Check each line of the records for "deconv"; collect those that have it.

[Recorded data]
<<<<

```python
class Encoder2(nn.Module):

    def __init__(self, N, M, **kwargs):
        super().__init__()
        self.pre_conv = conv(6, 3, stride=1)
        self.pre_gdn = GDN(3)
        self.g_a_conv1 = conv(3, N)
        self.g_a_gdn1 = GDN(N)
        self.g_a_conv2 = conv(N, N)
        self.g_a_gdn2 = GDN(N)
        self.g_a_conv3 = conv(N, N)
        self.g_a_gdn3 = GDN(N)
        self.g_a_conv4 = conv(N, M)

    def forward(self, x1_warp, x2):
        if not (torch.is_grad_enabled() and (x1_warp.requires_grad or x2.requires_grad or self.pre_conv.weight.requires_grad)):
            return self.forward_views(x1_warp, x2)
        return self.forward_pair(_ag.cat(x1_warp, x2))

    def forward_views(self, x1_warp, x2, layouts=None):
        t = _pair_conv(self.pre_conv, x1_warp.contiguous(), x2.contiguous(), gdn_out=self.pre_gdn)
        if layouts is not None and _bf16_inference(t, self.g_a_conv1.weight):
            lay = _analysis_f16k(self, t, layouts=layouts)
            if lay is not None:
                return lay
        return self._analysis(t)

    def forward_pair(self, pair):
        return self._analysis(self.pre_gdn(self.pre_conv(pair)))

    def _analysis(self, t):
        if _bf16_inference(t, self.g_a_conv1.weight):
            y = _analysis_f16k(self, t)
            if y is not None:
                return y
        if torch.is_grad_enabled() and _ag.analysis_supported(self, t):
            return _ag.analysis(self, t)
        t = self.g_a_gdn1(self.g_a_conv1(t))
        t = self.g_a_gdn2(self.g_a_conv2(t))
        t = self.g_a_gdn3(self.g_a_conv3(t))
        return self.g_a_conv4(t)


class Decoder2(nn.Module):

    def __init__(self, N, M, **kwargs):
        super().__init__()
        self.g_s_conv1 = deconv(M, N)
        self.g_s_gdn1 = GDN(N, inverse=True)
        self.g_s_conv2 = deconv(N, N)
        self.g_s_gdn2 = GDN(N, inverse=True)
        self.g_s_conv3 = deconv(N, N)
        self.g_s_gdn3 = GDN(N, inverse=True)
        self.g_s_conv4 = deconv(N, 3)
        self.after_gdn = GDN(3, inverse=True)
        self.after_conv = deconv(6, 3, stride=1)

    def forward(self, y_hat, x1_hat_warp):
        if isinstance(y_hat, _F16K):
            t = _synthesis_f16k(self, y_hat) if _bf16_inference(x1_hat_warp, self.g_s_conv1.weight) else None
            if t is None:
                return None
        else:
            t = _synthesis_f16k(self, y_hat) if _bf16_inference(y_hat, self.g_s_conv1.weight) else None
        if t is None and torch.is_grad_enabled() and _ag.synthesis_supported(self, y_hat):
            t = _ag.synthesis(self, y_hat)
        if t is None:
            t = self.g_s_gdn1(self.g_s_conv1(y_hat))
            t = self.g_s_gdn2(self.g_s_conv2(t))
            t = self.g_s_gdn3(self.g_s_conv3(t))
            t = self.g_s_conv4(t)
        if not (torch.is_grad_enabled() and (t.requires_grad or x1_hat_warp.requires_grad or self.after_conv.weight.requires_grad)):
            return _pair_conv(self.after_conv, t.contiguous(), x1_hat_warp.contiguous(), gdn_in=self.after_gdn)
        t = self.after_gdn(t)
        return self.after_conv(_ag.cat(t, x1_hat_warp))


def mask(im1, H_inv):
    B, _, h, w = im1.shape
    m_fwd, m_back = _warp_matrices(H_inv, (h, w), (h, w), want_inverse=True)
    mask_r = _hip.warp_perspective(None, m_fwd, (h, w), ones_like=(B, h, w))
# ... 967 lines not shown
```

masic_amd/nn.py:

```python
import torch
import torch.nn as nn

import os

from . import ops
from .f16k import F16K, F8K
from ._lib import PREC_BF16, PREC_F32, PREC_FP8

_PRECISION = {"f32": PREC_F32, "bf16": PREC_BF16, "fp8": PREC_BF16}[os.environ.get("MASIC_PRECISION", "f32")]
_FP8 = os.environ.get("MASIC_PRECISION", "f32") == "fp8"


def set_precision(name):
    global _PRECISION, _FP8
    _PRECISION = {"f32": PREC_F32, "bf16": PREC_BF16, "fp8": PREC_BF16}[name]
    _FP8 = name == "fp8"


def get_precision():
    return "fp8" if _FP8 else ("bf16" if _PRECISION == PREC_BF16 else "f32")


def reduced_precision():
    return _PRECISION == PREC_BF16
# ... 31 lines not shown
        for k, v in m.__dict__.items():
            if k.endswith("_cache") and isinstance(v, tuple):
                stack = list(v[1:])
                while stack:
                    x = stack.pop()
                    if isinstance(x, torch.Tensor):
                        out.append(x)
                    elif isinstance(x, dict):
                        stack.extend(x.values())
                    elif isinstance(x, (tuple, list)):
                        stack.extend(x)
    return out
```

>>>>

# TASK RESULT:
        self.g_s_conv1 = deconv(M, N)
        self.g_s_conv2 = deconv(N, N)
        self.g_s_conv3 = deconv(N, N)
        self.g_s_conv4 = deconv(N, 3)
        self.after_conv = deconv(6, 3, stride=1)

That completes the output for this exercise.